Program Evaluation and Causal Inference with High-Dimensional Data
This addresses the problem of reliable causal inference with many control variables for researchers and practitioners in econometrics and data science, representing a strong methodological advance rather than an incremental step.
The paper tackles the challenge of performing causal inference and program evaluation in high-dimensional settings by providing efficient estimators and uniformly valid confidence bands for various treatment effects, including local average and quantile effects, and demonstrates this with an application to 401(k) effects on assets.

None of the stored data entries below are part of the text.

#ifndef SINA_GRAPH_THREADS
#define SINA_GRAPH_THREADS 512
#endif
#ifndef SINA_GRAPH_MINWAVES
#define SINA_GRAPH_MINWAVES 8
#endif
constexpr int kGT = SINA_GRAPH_THREADS;
constexpr uint32_t kNoPrev = 0xFFFFu;
constexpr int kMaxFam = kFamilyMax;
constexpr int kSz = kBuiltWords;
#ifndef SINA_GRAPH_KTC
#define SINA_GRAPH_KTC 128
#endif
#ifndef SINA_GRAPH_TNW
#define SINA_GRAPH_TNW 512
#endif
constexpr int kTC = SINA_GRAPH_KTC;
constexpr int kTNW = SINA_GRAPH_TNW;
static_assert(kTC % 64 == 0 && kTC < 255 && kTNW >= 32 && kTNW % 2 == 0, "tile geometry");
static_assert((kMaxFam * (kTC / 64) + SINA_GRAPH_THREADS / 64 - 1) / (SINA_GRAPH_THREADS / 64) <= 64, "far-entry flags of a wave fit 64 bits");

#ifdef SINA_DP_PROFILE
__device__ unsigned long long g_graph_prof[16];
#define GP_DECL unsigned long long gp_[16] = {}; unsigned long long gt_ = __builtin_amdgcn_s_memtime();
#define GP(i) { const unsigned long long t_ = __builtin_amdgcn_s_memtime(); gp_[i] += t_ - gt_; gt_ = t_; }
#define GP_FLUSH if (threadIdx.x == 0) { for (int i_ = 0; i_ < 16; i_++) atomicAdd(&g_graph_prof[i_], gp_[i_]); }
#else
#define GP_DECL
#define GP(i)
#define GP_FLUSH
#endif

struct GraphArgs {
    const uint32_t *ref_ab;
    const uint64_t *ref_off;
    const uint32_t *fam_ids;
    const uint64_t *fam_off;
    const uint64_t *pred_off;
    const float *wtab;
    uint4 *rec;
    uint32_t *node_pos;
    uint32_t *succ_min;
    uint32_t *far_mark;
    uint32_t *pred;
    uint32_t *sizes;
    uint32_t width, ncap;
    uint32_t tile_bytes;
    uint32_t bitmap_off;
    uint32_t member_off;
    uint32_t member_cap;
    uint32_t fam_cap;
    int W;
    int want_smin;
    uint2 *reach;
    float kappa64;
};

struct Member {
    uint64_t beg;
    uint32_t len;
    uint32_t cur, curn;
    uint32_t carry, carryn;
    uint32_t id;
};
static_assert(sizeof(Member) == 32, "LDS layout");
constexpr uint32_t kOCpos = 0;
constexpr uint32_t kONbase = kOCpos + 4 * kTC;
constexpr uint32_t kOPres = kONbase + 4 * (kTC + 2);
constexpr uint32_t kOWA = kOPres + 4 * kTC;
constexpr uint32_t kOWC = kOWA + 4 * kTNW;
constexpr uint32_t kOWD = kOWC + 4 * kTNW;
constexpr uint32_t kOWB = (kOWD + 4 * kTNW + 7) & ~7u;
constexpr uint32_t kOLi = kOWB + 8 * kTNW;
constexpr uint32_t kONn = kOLi + 32 * kTC;
constexpr uint32_t kONfar = kONn + kTC;
constexpr uint32_t kOMask = kONfar + kTNW;
constexpr uint32_t kONcol = kOMask + kTNW;
constexpr uint32_t kOE = (kONcol + kTNW + 15) & ~15u;

template <typename In, typename Out>
__device__ uint32_t block_exscan(const In *in, Out *out, uint32_t n, uint32_t *tmp) {
    const uint32_t tid = threadIdx.x;
    const uint32_t chunk = (n + kGT - 1) / kGT;
    const uint32_t b = min(n, tid * chunk), e = min(n, b + chunk);
    uint32_t s = 0;
    for (uint32_t i = b; i < e; i++) s += (uint32_t)in[i];
    uint32_t x = s;
    const int lane = tid & 63, wave = tid >> 6;
#pragma unroll
    for (int off = 1; off < 64; off <<= 1) {
        const uint32_t y = __shfl_up(x, off);
        if (lane >= off) x += y;
    }
    if (lane == 63) tmp[wave] = x;
    __syncthreads();
    uint32_t base = 0, total = 0;
    for (int w = 0; w < kGT / 64; w++) {
        if (w < wave) base += tmp[w];
        total += tmp[w];
    }
    uint32_t run = base + x - s;
    __syncthreads();
    for (uint32_t i = b; i < e; i++) {
        const uint32_t v = (uint32_t)in[i];
        out[i] = (Out)run;
        run += v;
    }
    __syncthreads();
    return total;
}

template <typename Get, typename Out>
__device__ uint32_t block_exscan_f(uint32_t n, Get get, Out *out, uint32_t *tmp) {
    const uint32_t tid = threadIdx.x;
    const uint32_t chunk = (n + kGT - 1) / kGT;
    const uint32_t b = min(n, tid * chunk), e = min(n, b + chunk);
    uint32_t s = 0;
    for (uint32_t i = b; i < e; i++) s += get(i);
    uint32_t x = s;
    const int lane = tid & 63, wave = tid >> 6;
#pragma unroll
    for (int off = 1; off < 64; off <<= 1) {
        const uint32_t y = __shfl_up(x, off);
        if (lane >= off) x += y;
    }
    if (lane == 63) tmp[wave] = x;
    __syncthreads();
    uint32_t base = 0, total = 0;
    for (int w = 0; w < kGT / 64; w++) {
        if (w < wave) base += tmp[w];
        total += tmp[w];
    }
    uint32_t run = base + x - s;
    __syncthreads();
    for (uint32_t i = b; i < e; i++) {
        const uint32_t v = get(i);
        out[i] = (Out)run;
        run += v;
    }
    __syncthreads();
    return total;
}

__device__ __attribute__((noinline)) void fill_tile(const uint32_t *__restrict__ ref_ab, uint32_t bitmap_off, uint32_t member_off,
                                                    uint32_t nwords, uint32_t n_tasks, uint32_t c0, uint32_t tc) {
    extern __shared__ __attribute__((aligned(16))) unsigned char smem[];
    uint32_t *cposT = reinterpret_cast<uint32_t *>(smem + kOCpos);
    uint32_t *presT = reinterpret_cast<uint32_t *>(smem + kOPres);
    uint16_t *eE = reinterpret_cast<uint16_t *>(smem + kOE);
    const uint32_t *bitmap = reinterpret_cast<const uint32_t *>(smem + bitmap_off);
    const uint16_t *wrank = reinterpret_cast<const uint16_t *>(bitmap + nwords);
    Member *mb = reinterpret_cast<Member *>(smem + member_off);
    constexpr uint32_t kEAbsent = 0x00FFu, kEFirst = 1u << 13;
    constexpr uint32_t kCH = kTC / 64, kNW = kGT / 64;
    const uint32_t wave = (uint32_t)__builtin_amdgcn_readfirstlane((int)(threadIdx.x >> 6));
    const uint32_t lane = threadIdx.x & 63u;
    auto rank = [&](uint32_t pos) -> uint32_t {
        return (uint32_t)wrank[pos >> 5] + __popc(bitmap[pos >> 5] & ((1u << (pos & 31)) - 1u));
    };
        for (uint32_t t4 = wave; t4 < n_tasks; t4 += 8 * kNW) {
            uint32_t abv[8];
#pragma unroll
            for (int u = 0; u < 8; u++) {
                const uint32_t task = t4 + (uint32_t)u * kNW;
                abv[u] = 0xFFFFFFFFu;
                if (task < n_tasks) {
                    const uint32_t j = task / kCH;
                    const uint32_t cur = (uint32_t)__builtin_amdgcn_readfirstlane((int)mb[j].cur);
                    const uint32_t len = (uint32_t)__builtin_amdgcn_readfirstlane((int)mb[j].len);
                    const uint64_t beg = mb[j].beg;
                    const uint64_t begs = ((uint64_t)(uint32_t)__builtin_amdgcn_readfirstlane((int)(uint32_t)(beg >> 32)) << 32) |
                                          (uint32_t)__builtin_amdgcn_readfirstlane((int)(uint32_t)beg);
                    const uint32_t i = cur + (task % kCH) * 64u + lane;
                    if (i < len) abv[u] = ref_ab[begs + i];
                }
            }
#pragma unroll
            for (int u = 0; u < 8; u++) {
                const uint32_t task = t4 + (uint32_t)u * kNW;
                if (task >= n_tasks) continue;
                const uint32_t j = task / kCH, slot0 = (task % kCH) * 64u, slot = slot0 + lane;
                const uint32_t cur = (uint32_t)__builtin_amdgcn_readfirstlane((int)mb[j].cur);
                uint32_t ev = kEAbsent;
                if (abv[u] != 0xFFFFFFFFu) {
                    const uint32_t ab = abv[u];
                    const uint32_t pos = ab & 0xFFFFFFu;
                    const uint32_t c = rank(pos) - c0;
                    if (c < tc) {
                        const uint32_t m = (ab >> 24) & 0x1Fu;
                        ev = c | (m << 8) | (cur + slot == 0 ? kEFirst : 0u);
                        atomicOr(&presT[c], 1u << m);
                        cposT[c] = pos;
                    }
                }
                eE[j * (uint32_t)kTC + slot] = (uint16_t)ev;
                const uint32_t n_in = (uint32_t)__popcll(__builtin_amdgcn_ballot_w64(ev != kEAbsent));
                if (n_in && lane == 0) atomicMax(&mb[j].curn, cur + slot0 + n_in);
            }
        }
}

In this paper, we provide efficient estimators and honest confidence bands for a variety of treatment effects including local average (LATE) and local quantile treatment effects (LQTE) in data-rich environments. We can handle very many control variables, endogenous receipt of treatment, heterogeneous treatment effects, and function-valued outcomes. Our framework covers the special case of exogenous receipt of treatment, either conditional on controls or unconditionally as in randomized control trials. In the latter case, our approach produces efficient estimators and honest bands for (functional) average treatment effects (ATE) and quantile treatment effects (QTE). To make informative inference possible, we assume that key reduced form predictive relationships are approximately sparse. This assumption allows the use of regularization and selection methods to estimate those relations, and we provide methods for post-regularization and post-selection inference that are uniformly valid (honest) across a wide-range of models. We show that a key ingredient enabling honest inference is the use of orthogonal or doubly robust moment conditions in estimating certain reduced form functional parameters. We illustrate the use of the proposed methods with an application to estimating the effect of 401(k) eligibility and participation on accumulated assets.